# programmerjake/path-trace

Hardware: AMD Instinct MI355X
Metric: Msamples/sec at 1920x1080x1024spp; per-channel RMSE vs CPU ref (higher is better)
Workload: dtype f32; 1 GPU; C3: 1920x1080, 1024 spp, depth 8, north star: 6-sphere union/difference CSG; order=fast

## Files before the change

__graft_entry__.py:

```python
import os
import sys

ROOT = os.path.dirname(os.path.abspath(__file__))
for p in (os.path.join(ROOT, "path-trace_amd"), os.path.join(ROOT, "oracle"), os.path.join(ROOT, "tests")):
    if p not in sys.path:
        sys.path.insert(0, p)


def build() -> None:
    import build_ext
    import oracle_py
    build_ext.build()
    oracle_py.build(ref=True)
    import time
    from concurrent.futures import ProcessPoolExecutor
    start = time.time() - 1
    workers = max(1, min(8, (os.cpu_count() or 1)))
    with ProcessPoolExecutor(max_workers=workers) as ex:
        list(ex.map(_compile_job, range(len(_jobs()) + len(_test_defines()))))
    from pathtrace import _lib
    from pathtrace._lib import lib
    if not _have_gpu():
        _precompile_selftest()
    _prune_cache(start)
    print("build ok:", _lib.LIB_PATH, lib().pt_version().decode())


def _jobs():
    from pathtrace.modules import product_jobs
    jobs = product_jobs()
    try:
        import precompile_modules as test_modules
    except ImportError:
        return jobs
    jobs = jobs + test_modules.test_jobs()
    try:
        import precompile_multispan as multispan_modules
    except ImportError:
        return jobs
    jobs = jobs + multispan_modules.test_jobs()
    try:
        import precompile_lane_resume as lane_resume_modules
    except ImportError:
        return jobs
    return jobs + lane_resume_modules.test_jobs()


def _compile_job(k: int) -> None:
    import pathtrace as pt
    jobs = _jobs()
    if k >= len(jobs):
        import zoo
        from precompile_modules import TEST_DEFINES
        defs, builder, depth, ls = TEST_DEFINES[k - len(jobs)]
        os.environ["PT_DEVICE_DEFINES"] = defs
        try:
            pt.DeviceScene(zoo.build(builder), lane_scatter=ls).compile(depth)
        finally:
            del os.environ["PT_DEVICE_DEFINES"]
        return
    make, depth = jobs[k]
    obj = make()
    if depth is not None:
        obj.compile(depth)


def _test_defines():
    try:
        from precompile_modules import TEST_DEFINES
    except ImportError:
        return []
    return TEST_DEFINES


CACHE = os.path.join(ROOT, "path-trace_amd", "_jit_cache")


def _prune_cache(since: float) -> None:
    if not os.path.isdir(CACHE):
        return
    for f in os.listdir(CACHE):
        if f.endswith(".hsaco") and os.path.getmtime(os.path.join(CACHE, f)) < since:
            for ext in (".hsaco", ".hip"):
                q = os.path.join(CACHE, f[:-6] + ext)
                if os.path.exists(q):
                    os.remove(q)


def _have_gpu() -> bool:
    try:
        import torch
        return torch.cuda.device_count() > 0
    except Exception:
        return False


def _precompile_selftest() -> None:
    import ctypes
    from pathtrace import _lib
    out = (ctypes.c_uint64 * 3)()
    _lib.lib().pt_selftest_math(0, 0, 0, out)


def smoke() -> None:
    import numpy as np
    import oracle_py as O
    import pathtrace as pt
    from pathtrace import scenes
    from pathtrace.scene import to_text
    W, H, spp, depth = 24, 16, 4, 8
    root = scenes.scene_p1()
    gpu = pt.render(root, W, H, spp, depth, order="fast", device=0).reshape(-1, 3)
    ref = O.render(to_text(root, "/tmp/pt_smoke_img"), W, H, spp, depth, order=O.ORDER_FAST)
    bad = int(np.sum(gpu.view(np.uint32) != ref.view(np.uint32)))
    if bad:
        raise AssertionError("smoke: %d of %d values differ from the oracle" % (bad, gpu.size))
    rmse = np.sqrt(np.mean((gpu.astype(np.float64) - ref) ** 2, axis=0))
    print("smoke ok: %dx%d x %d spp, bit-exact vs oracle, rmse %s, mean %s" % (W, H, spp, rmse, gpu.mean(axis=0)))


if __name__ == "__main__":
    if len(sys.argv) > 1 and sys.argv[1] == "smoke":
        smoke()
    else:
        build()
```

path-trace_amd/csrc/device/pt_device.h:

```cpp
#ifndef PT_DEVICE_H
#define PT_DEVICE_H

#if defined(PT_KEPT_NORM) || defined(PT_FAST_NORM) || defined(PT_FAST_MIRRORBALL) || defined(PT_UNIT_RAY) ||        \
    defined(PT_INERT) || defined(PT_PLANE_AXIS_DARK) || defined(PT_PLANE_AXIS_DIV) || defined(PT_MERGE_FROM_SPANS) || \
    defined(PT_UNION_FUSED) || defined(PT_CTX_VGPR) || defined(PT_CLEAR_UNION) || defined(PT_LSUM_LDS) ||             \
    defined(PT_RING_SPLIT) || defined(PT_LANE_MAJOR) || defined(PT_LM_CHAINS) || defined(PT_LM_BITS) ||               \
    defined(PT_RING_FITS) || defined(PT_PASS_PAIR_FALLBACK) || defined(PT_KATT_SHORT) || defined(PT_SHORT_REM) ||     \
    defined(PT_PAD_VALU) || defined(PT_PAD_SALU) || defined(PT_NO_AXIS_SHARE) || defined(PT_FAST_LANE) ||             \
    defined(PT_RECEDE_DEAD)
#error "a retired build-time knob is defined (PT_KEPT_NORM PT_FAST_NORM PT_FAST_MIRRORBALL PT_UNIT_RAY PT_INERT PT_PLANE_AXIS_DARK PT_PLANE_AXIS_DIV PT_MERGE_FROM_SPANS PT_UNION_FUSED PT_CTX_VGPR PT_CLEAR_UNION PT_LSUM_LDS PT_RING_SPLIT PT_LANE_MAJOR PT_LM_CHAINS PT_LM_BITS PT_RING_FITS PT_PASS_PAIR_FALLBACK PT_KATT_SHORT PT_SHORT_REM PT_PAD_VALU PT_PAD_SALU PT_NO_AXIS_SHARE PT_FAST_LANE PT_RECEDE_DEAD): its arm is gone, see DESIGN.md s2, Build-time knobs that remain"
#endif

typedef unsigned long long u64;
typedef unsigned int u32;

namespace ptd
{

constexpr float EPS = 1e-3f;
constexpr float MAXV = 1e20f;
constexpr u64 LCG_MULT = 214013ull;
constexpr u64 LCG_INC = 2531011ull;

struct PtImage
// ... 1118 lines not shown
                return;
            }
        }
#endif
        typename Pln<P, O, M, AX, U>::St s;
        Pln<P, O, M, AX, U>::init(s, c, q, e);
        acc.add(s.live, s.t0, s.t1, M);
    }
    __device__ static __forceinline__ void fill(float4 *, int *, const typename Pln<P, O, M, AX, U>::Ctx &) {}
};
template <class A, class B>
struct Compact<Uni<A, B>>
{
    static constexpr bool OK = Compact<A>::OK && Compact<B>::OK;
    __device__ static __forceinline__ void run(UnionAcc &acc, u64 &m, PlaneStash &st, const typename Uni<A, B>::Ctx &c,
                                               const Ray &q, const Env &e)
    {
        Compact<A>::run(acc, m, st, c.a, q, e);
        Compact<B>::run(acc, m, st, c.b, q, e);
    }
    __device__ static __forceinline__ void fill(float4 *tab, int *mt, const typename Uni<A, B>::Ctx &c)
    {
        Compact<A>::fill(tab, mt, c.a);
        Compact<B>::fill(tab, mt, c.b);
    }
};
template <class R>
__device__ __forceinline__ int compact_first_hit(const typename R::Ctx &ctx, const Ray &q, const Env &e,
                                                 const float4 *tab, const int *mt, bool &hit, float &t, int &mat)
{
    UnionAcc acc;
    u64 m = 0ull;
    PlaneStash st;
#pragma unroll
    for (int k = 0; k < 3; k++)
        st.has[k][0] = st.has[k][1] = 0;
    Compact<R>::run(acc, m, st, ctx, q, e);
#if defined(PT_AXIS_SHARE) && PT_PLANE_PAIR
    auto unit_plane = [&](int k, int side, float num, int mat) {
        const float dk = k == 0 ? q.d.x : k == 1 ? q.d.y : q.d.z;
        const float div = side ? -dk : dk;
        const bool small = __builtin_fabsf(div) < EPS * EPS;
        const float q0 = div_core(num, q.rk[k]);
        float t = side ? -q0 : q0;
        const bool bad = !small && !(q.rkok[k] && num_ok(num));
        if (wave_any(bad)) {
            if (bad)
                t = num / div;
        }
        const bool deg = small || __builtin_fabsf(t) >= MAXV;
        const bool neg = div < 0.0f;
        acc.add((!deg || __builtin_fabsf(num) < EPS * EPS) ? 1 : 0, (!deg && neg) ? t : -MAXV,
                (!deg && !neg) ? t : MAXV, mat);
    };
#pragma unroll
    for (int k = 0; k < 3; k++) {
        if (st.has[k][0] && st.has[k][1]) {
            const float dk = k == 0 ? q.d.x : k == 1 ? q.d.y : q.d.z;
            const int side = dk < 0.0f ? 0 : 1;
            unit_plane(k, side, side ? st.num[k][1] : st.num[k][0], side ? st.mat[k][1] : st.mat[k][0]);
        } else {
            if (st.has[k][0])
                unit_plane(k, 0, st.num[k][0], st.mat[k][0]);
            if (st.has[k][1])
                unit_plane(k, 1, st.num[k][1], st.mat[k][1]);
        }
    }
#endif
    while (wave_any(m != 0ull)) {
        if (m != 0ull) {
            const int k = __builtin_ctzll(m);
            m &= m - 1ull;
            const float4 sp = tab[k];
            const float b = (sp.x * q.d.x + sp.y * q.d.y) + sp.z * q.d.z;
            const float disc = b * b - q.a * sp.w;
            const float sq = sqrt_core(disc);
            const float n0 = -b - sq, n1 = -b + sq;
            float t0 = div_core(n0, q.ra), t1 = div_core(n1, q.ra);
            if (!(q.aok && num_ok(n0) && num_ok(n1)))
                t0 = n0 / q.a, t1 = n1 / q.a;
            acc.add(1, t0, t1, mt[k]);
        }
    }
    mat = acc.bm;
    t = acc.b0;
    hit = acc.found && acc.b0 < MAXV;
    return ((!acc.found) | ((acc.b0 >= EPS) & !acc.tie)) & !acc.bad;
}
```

* * * * *

The expected output is every line from the material above where "MAXV" can be found.

Your solution:
constexpr float MAXV = 1e20f;
        const bool deg = small || __builtin_fabsf(t) >= MAXV;
        acc.add((!deg || __builtin_fabsf(num) < EPS * EPS) ? 1 : 0, (!deg && neg) ? t : -MAXV,
                (!deg && !neg) ? t : MAXV, mat);
    hit = acc.found && acc.b0 < MAXV;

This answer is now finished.